Collected data entries:
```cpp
extern "C" int gfv_slice_post_bwd(const float* xmid, const float* Ws, const float* bs, const float* temp, const float* w,
                                  const float* g_out_x, const float* out_token, const float* fx_mid, const float* g_raw,
                                  const float* g_norm, const int32_t* batch, float* g_x_mid, float* g_fx_mid, float* partial,
                                  int32_t N, int32_t n_graphs, void* stream) {
  GfvProfScope ps_(GFV_K_SLICE, 0, (3 * 512.0 + 1024.0 + 2 * 512.0) * N, stream);
  if (N <= 0) return N == 0 ? GFV_OK : GFV_ERR_ARG;
  SlicePostArgs a{xmid, Ws, bs, temp, w, g_out_x, out_token, fx_mid, g_raw, g_norm, batch, g_x_mid, g_fx_mid, partial, N, 0};
  static const int mfma = [] { const char* e = getenv("GFV_SLICE_MFMA"); return e ? atoi(e) : 1; }();
  const dim3 grid(gfv_div_up((long)N * H, 256));
  if (mfma) {
    GFV_LAUNCH(slice_post_bwd_mfma_kernel, grid, dim3(256), 0, (hipStream_t)stream, a);
    if (n_graphs != 1) {
      a.only_straddling = 1;
      GFV_LAUNCH(slice_post_bwd_kernel, grid, dim3(256), 0, (hipStream_t)stream, a);
    }
  } else {
    GFV_LAUNCH(slice_post_bwd_kernel, grid, dim3(256), 0, (hipStream_t)stream, a);
  }
  GFV_CHECK_LAUNCH();
  return GFV_OK;
}
```

Measured before the change: 285.6.

## Use one wave per head in slice MFMA kernels with staged coalesced outputs

The slice post-backward and token MFMA kernels grow from 256 to 512 threads, so each of the 8 heads gets its own wave instead of each wave looping over two heads. The post-backward kernel issues its global loads before the batch-uniformity check and builds the transposed operands through a per-wave LDS transpose instead of strided global reads. It also stages gradient outputs in LDS for coalesced float4 row stores, and chains the weight-gradient MFMA accumulation across wave pairs. The token kernel batches 64 nodes of loads ahead of compute behind a sched barrier. The aim is more parallelism and memory-level overlap, at the cost of more registers and LDS per block, fewer resident blocks, and an extra block-wide sync.

```diff
diff --git a/gen-fvgn-steady_amd/csrc/slice.hip b/gen-fvgn-steady_amd/csrc/slice.hip
--- a/gen-fvgn-steady_amd/csrc/slice.hip
+++ b/gen-fvgn-steady_amd/csrc/slice.hip
@@ -410,6 +410,15 @@
   }
   __syncthreads();
   return uniform;
+}
+
+__device__ __forceinline__ void store_rows32(const float* sOut, float* __restrict__ out, int n_first, int N) {
+  for (int i = threadIdx.x; i < 32 * (H * D / 4); i += blockDim.x) {
+    const int row = i >> 5, c4 = i & 31;
+    if (n_first + row < N)
+      reinterpret_cast<float4*>(out + (size_t)(n_first + row) * (H * D))[c4] =
+          *reinterpret_cast<const float4*>(&sOut[row * (H * D) + 4 * c4]);
+  }
 }
 
 __device__ __forceinline__ void deslice_row(const float4* __restrict__ wp, const float* __restrict__ Tp, float (&acc)[D]) {
@@ -676,169 +685,217 @@
   }
 }
 
-__global__ __launch_bounds__(256, 2) void slice_post_bwd_mfma_kernel(const SlicePostArgs A) {
-  __shared__ __attribute__((aligned(16))) float sT1[H * TS];
-  __shared__ __attribute__((aligned(16))) float sT2[H * TS];
+__device__ __forceinline__ void post_bwd_chain(const float (&glk)[2][2][4], const float (&xbk)[2][4], floatx4 (&dws)[2], float (&dbs)[2]) {
+#pragma unroll
+  for (int nt = 0; nt < 2; ++nt)
+#pragma unroll
+    for (int t = 0; t < 2; ++t) {
+#pragma unroll
+      for (int s = 0; s < 4; ++s) dws[t] = __builtin_amdgcn_mfma_f32_16x16x4f32(glk[nt][t][s], xbk[nt][s], dws[t], 0, 0, 0);
+      dbs[t] += (glk[nt][t][0] + glk[nt][t][1]) + (glk[nt][t][2] + glk[nt][t][3]);
+    }
+}
+
+constexpr int POST_THREADS = 64 * H;
+__global__ __launch_bounds__(POST_THREADS) void slice_post_bwd_mfma_kernel(const SlicePostArgs A) {
+  __shared__ __attribute__((aligned(16))) float sT[2 * H * TS];
+  static_assert(2 * 32 * H * D <= 2 * H * TS, "the two output tiles fit the region of the slice tensors");
+  float* sT1 = sT;
+  float* sT2 = sT + H * TS;
   __shared__ __attribute__((aligned(16))) float sWs[G * D];
   __shared__ float sBs[G];
-  constexpr int TRS = G + 4;
-  __shared__ __attribute__((aligned(16))) float sTr[4][16 * TRS];
-  __shared__ float sRed[4][552];
+  constexpr int TRS = G + D + 4;
+  __shared__ __attribute__((aligned(16))) float sTr[H][16 * TRS];
+  __shared__ float sRed[4][544];
+  __shared__ float sDT[H];
   const int tid = threadIdx.x, wave = tid >> 6, lane = tid & 63, li = lane & 15, q = lane >> 4;
+  const int h = wave;
   const int n_first = blockIdx.x * 32;
   const int n_last = min(n_first + 31, A.N - 1);
+  float4 vgo[2], vfx[2], vx[2], vw0[2], vw1[2];
+#pragma unroll
+  for (int nt = 0; nt < 2; ++nt) {
+    const int nodeA = n_first + 16 * nt + li;
+    const size_t rowA = (size_t)(nodeA < A.N ? nodeA : A.N - 1) * H + h;
+    vgo[nt] = *reinterpret_cast<const float4*>(A.gox + rowA * D + 4 * q);
+    vfx[nt] = *reinterpret_cast<const float4*>(A.fxm + rowA * D + 4 * q);
+    vx[nt] = *reinterpret_cast<const float4*>(A.xmid + rowA * D + 4 * q);
+    vw0[nt] = *reinterpret_cast<const float4*>(A.w + rowA * G + 4 * q);
+    vw1[nt] = *reinterpret_cast<const float4*>(A.w + rowA * G + 16 + 4 * q);
+  }
   const int b0 = A.batch[n_first];
   if (A.batch[n_last] != b0) return;
+  const float invT = 1.0f / A.temp[h];
+  float gnv[2];
+#pragma unroll
+  for (int t = 0; t < 2; ++t) gnv[t] = A.gnorm[((size_t)b0 * H + h) * G + 16 * t + li];
   {
     const float4* s1 = reinterpret_cast<const float4*>(A.T1 + (size_t)b0 * H * G * D);
     const float4* s2 = reinterpret_cast<const float4*>(A.T2 + (size_t)b0 * H * G * D);
-    for (int i = tid; i < H * G * D / 4; i += 256) {
-      const int h = i / (G * D / 4), r = i % (G * D / 4);
-      *reinterpret_cast<float4*>(&sT1[h * TS + 4 * r]) = s1[i];
-      *reinterpret_cast<float4*>(&sT2[h * TS + 4 * r]) = s2[i];
-    }
-    for (int i = tid; i < G * D; i += 256) sWs[i] = A.Ws[i];
-    if (tid < G) sBs[tid] = A.bs[tid];
-  }
-  __syncthreads();
-  float bws[2][4], wsd[2][4], bsv[2];
+    float4 u1[2], u2[2];
+#pragma unroll
+    for (int k = 0; k < 2; ++k) {
+      u1[k] = s1[tid + POST_THREADS * k];
+      u2[k] = s2[tid + POST_THREADS * k];
+    }
+    const float ws0 = A.Ws[tid];
+    const float bsl = A.bs[tid & (G - 1)];
+#pragma unroll
+    for (int k = 0; k < 2; ++k) {
+      const int i = tid + POST_THREADS * k, hs = i / (G * D / 4), r = i % (G * D / 4);
+      *reinterpret_cast<float4*>(&sT1[hs * TS + 4 * r]) = u1[k];
+      *reinterpret_cast<float4*>(&sT2[hs * TS + 4 * r]) = u2[k];
+    }
+    sWs[tid] = ws0;
+    if (tid < G) sBs[tid] = bsl;
+  }
+  __syncthreads();
+  float bws[2][4], wsd[2][4], bsv[2], b1[2][4], b2[2][4], t2d[2][4];
 #pragma unroll
   for (int t = 0; t < 2; ++t) {
     const float4 v = *reinterpret_cast<const float4*>(&sWs[(16 * t + li) * D + 4 * q]);
     bws[t][0] = v.x; bws[t][1] = v.y; bws[t][2] = v.z; bws[t][3] = v.w;
     bsv[t] = sBs[16 * t + li];
-#pragma unroll
-    for (int s = 0; s < 4; ++s) wsd[t][s] = sWs[(16 * t + 4 * q + s) * D + li];
-  }
+    const float4 u1 = *reinterpret_cast<const float4*>(&sT1[h * TS + (16 * t + li) * D + 4 * q]);
+    const float4 u2 = *reinterpret_cast<const float4*>(&sT2[h * TS + (16 * t + li) * D + 4 * q]);
+    b1[t][0] = u1.x; b1[t][1] = u1.y; b1[t][2] = u1.z; b1[t][3] = u1.w;
+    b2[t][0] = u2.x; b2[t][1] = u2.y; b2[t][2] = u2.z; b2[t][3] = u2.w;
+#pragma unroll
+    for (int s = 0; s < 4; ++s) {
+      wsd[t][s] = sWs[(16 * t + 4 * q + s) * D + li];
+      t2d[t][s] = sT2[h * TS + (16 * t + 4 * q + s) * D + li];
+    }
+  }
+  float dTw = 0.f;
+  float glk[2][2][4], xbk[2][4];
+  floatx4 gxo[2], gfo[2];
+  float* tr = sTr[wave];
+#pragma unroll
+  for (int nt = 0; nt < 2; ++nt) {
+    const int n0 = n_first + 16 * nt;
+    const float mA = n0 + li < A.N ? 1.0f : 0.0f;
+    const float ago[4] = {vgo[nt].x * mA, vgo[nt].y * mA, vgo[nt].z * mA, vgo[nt].w * mA};
+    const float afx[4] = {vfx[nt].x * mA, vfx[nt].y * mA, vfx[nt].z * mA, vfx[nt].w * mA};
+    const float ax[4] = {vx[nt].x * mA, vx[nt].y * mA, vx[nt].z * mA, vx[nt].w * mA};
+    const float aw[2][4] = {{vw0[nt].x * mA, vw0[nt].y * mA, vw0[nt].z * mA, vw0[nt].w * mA},
+                            {vw1[nt].x * mA, vw1[nt].y * mA, vw1[nt].z * mA, vw1[nt].w * mA}};
+    *reinterpret_cast<float4*>(&tr[li * TRS + 4 * q]) = make_float4(aw[0][0], aw[0][1], aw[0][2], aw[0][3]);
+    *reinterpret_cast<float4*>(&tr[li * TRS + 16 + 4 * q]) = make_float4(aw[1][0], aw[1][1], aw[1][2], aw[1][3]);
+    *reinterpret_cast<float4*>(&tr[li * TRS + G + 4 * q]) = make_float4(ax[0], ax[1], ax[2], ax[3]);
+    __builtin_amdgcn_wave_barrier();
+    float wd[2][4];
+#pragma unroll
+    for (int r = 0; r < 4; ++r) {
+      wd[0][r] = tr[(4 * q + r) * TRS + li];
+      wd[1][r] = tr[(4 * q + r) * TRS + 16 + li];
+      xbk[nt][r] = tr[(4 * q + r) * TRS + G + li];
+    }
+    __builtin_amdgcn_wave_barrier();
+    floatx4 g2[2], g1[2], lg[2];
+#pragma unroll
+    for (int t = 0; t < 2; ++t) {
+      g2[t] = floatx4{gnv[t], gnv[t], gnv[t], gnv[t]};
+      g1[t] = floatx4{0.f, 0.f, 0.f, 0.f};
+      lg[t] = floatx4{bsv[t], bsv[t], bsv[t], bsv[t]};
+#pragma unroll
+      for (int s = 0; s < 4; ++s) {
+        g2[t] = __builtin_amdgcn_mfma_f32_16x16x4f32(afx[s], b2[t][s], g2[t], 0, 0, 0);
+        g1[t] = __builtin_amdgcn_mfma_f32_16x16x4f32(ago[s], b1[t][s], g1[t], 0, 0, 0);
+        lg[t] = __builtin_amdgcn_mfma_f32_16x16x4f32(ax[s], bws[t][s], lg[t], 0, 0, 0);
+      }
+    }
+#pragma unroll
+    for (int r = 0; r < 4; ++r) {
+      const float gw0 = g2[0][r] + g1[0][r], gw1 = g2[1][r] + g1[1][r];
+      const float dot = gfv_row16_sum(wd[0][r] * gw0 + wd[1][r] * gw1);
+      const float gz0 = wd[0][r] * (gw0 - dot), gz1 = wd[1][r] * (gw1 - dot);
+      dTw -= (gz0 * lg[0][r] + gz1 * lg[1][r]) * invT * invT;
+      glk[nt][0][r] = gz0 * invT;
+      glk[nt][1][r] = gz1 * invT;
+    }
+#pragma unroll
+    for (int t = 0; t < 2; ++t)
+#pragma unroll
+      for (int r = 0; r < 4; ++r) tr[(4 * q + r) * TRS + 16 * t + li] = glk[nt][t][r];
+    __builtin_amdgcn_wave_barrier();
+    floatx4 gxa = {0.f, 0.f, 0.f, 0.f}, gfa = {0.f, 0.f, 0.f, 0.f};
+#pragma unroll
+    for (int u = 0; u < 2; ++u) {
+      const float4 v = *reinterpret_cast<const float4*>(&tr[li * TRS + 16 * u + 4 * q]);
+      const float agl[4] = {v.x, v.y, v.z, v.w};
+#pragma unroll
+      for (int s = 0; s < 4; ++s) {
+        gxa = __builtin_amdgcn_mfma_f32_16x16x4f32(agl[s], wsd[u][s], gxa, 0, 0, 0);
+        gfa = __builtin_amdgcn_mfma_f32_16x16x4f32(aw[u][s], t2d[u][s], gfa, 0, 0, 0);
+      }
+    }
+    __builtin_amdgcn_wave_barrier();
+    gxo[nt] = gxa;
+    gfo[nt] = gfa;
+  }
+  float* red = sRed[wave >> 1];
   floatx4 dws[2] = {{0.f, 0.f, 0.f, 0.f}, {0.f, 0.f, 0.f, 0.f}};
-  float dbs[2] = {0.f, 0.f}, dTw[2] = {0.f, 0.f};
-  float* tr = sTr[wave];
-#pragma unroll 1
-  for (int hh = 0; hh < 2; ++hh) {
-    const int h = 2 * wave + hh;
-    const float invT = 1.0f / A.temp[h];
-    float b1[2][4], b2[2][4], t2d[2][4], gnv[2];
+  float dbs[2] = {0.f, 0.f};
+  if (!(wave & 1)) {
+    post_bwd_chain(glk, xbk, dws, dbs);
 #pragma unroll
     for (int t = 0; t < 2; ++t) {
-      const float4 u1 = *reinterpret_cast<const float4*>(&sT1[h * TS + (16 * t + li) * D + 4 * q]);
-      const float4 u2 = *reinterpret_cast<const float4*>(&sT2[h * TS + (16 * t + li) * D + 4 * q]);
-      b1[t][0] = u1.x; b1[t][1] = u1.y; b1[t][2] = u1.z; b1[t][3] = u1.w;
-      b2[t][0] = u2.x; b2[t][1] = u2.y; b2[t][2] = u2.z; b2[t][3] = u2.w;
-      gnv[t] = A.gnorm[((size_t)b0 * H + h) * G + 16 * t + li];
-#pragma unroll
-      for (int s = 0; s < 4; ++s) t2d[t][s] = sT2[h * TS + (16 * t + 4 * q + s) * D + li];
-    }
-#pragma unroll 1
-    for (int nt = 0; nt < 2; ++nt) {
-      const int n0 = n_first + 16 * nt;
-      const int nodeA = n0 + li;
-      const bool liveA = nodeA < A.N;
-      const size_t rowA = (size_t)(liveA ? nodeA : A.N - 1) * H + h;
-      const float mA = liveA ? 1.0f : 0.0f;
-      float4 vgo = *reinterpret_cast<const float4*>(A.gox + rowA * D + 4 * q);
-      float4 vfx = *reinterpret_cast<const float4*>(A.fxm + rowA * D + 4 * q);
-      float4 vx = *reinterpret_cast<const float4*>(A.xmid + rowA * D + 4 * q);
-      float4 vw0 = *reinterpret_cast<const float4*>(A.w + rowA * G + 4 * q);
-      float4 vw1 = *reinterpret_cast<const float4*>(A.w + rowA * G + 16 + 4 * q);
-      const float ago[4] = {vgo.x * mA, vgo.y * mA, vgo.z * mA, vgo.w * mA};
-      const float afx[4] = {vfx.x * mA, vfx.y * mA, vfx.z * mA, vfx.w * mA};
-      const float ax[4] = {vx.x * mA, vx.y * mA, vx.z * mA, vx.w * mA};
-      const float aw[2][4] = {{vw0.x * mA, vw0.y * mA, vw0.z * mA, vw0.w * mA}, {vw1.x * mA, vw1.y * mA, vw1.z * mA, vw1.w * mA}};
-      float wd[2][4], xb[4];
-      size_t rowD[4];
-      bool liveD[4];
-#pragma unroll
-      for (int r = 0; r < 4; ++r) {
-        const int nd = n0 + 4 * q + r;
-        liveD[r] = nd < A.N;
-        rowD[r] = (size_t)(liveD[r] ? nd : A.N - 1) * H + h;
-        const float m = liveD[r] ? 1.0f : 0.0f;
-        wd[0][r] = A.w[rowD[r] * G + li] * m;
-        wd[1][r] = A.w[rowD[r] * G + 16 + li] * m;
-        xb[r] = A.xmid[rowD[r] * D + li] * m;
-      }
-      floatx4 g2[2], g1[2], lg[2];
-#pragma unroll
-      for (int t = 0; t < 2; ++t) {
-        g2[t] = floatx4{gnv[t], gnv[t], gnv[t], gnv[t]};
-        g1[t] = floatx4{0.f, 0.f, 0.f, 0.f};
-        lg[t] = floatx4{bsv[t], bsv[t], bsv[t], bsv[t]};
-#pragma unroll
-        for (int s = 0; s < 4; ++s) {
-          g2[t] = __builtin_amdgcn_mfma_f32_16x16x4f32(afx[s], b2[t][s], g2[t], 0, 0, 0);
-          g1[t] = __builtin_amdgcn_mfma_f32_16x16x4f32(ago[s], b1[t][s], g1[t], 0, 0, 0);
-          lg[t] = __builtin_amdgcn_mfma_f32_16x16x4f32(ax[s], bws[t][s], lg[t], 0, 0, 0);
-        }
-      }
-      float gl[2][4];
-#pragma unroll
-      for (int r = 0; r < 4; ++r) {
-        const float gw0 = g2[0][r] + g1[0][r], gw1 = g2[1][r] + g1[1][r];
-        const float dot = gfv_row16_sum(wd[0][r] * gw0 + wd[1][r] * gw1);
-        const float gz0 = wd[0][r] * (gw0 - dot), gz1 = wd[1][r] * (gw1 - dot);
-        dTw[hh] -= (gz0 * lg[0][r] + gz1 * lg[1][r]) * invT * invT;
-        gl[0][r] = gz0 * invT;
-        gl[1][r] = gz1 * invT;
-      }
-#pragma unroll
-      for (int t = 0; t < 2; ++t) {
-#pragma unroll
-        for (int s = 0; s < 4; ++s) dws[t] = __builtin_amdgcn_mfma_f32_16x16x4f32(gl[t][s], xb[s], dws[t], 0, 0, 0);
-        dbs[t] += (gl[t][0] + gl[t][1]) + (gl[t][2] + gl[t][3]);
-#pragma unroll
-        for (int r = 0; r < 4; ++r) tr[(4 * q + r) * TRS + 16 * t + li] = gl[t][r];
-      }
-      __builtin_amdgcn_wave_barrier();
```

WORK REQUEST: For the records above, count the lines that contain the word "rowA" and give only that number.

YOUR SOLUTION: 12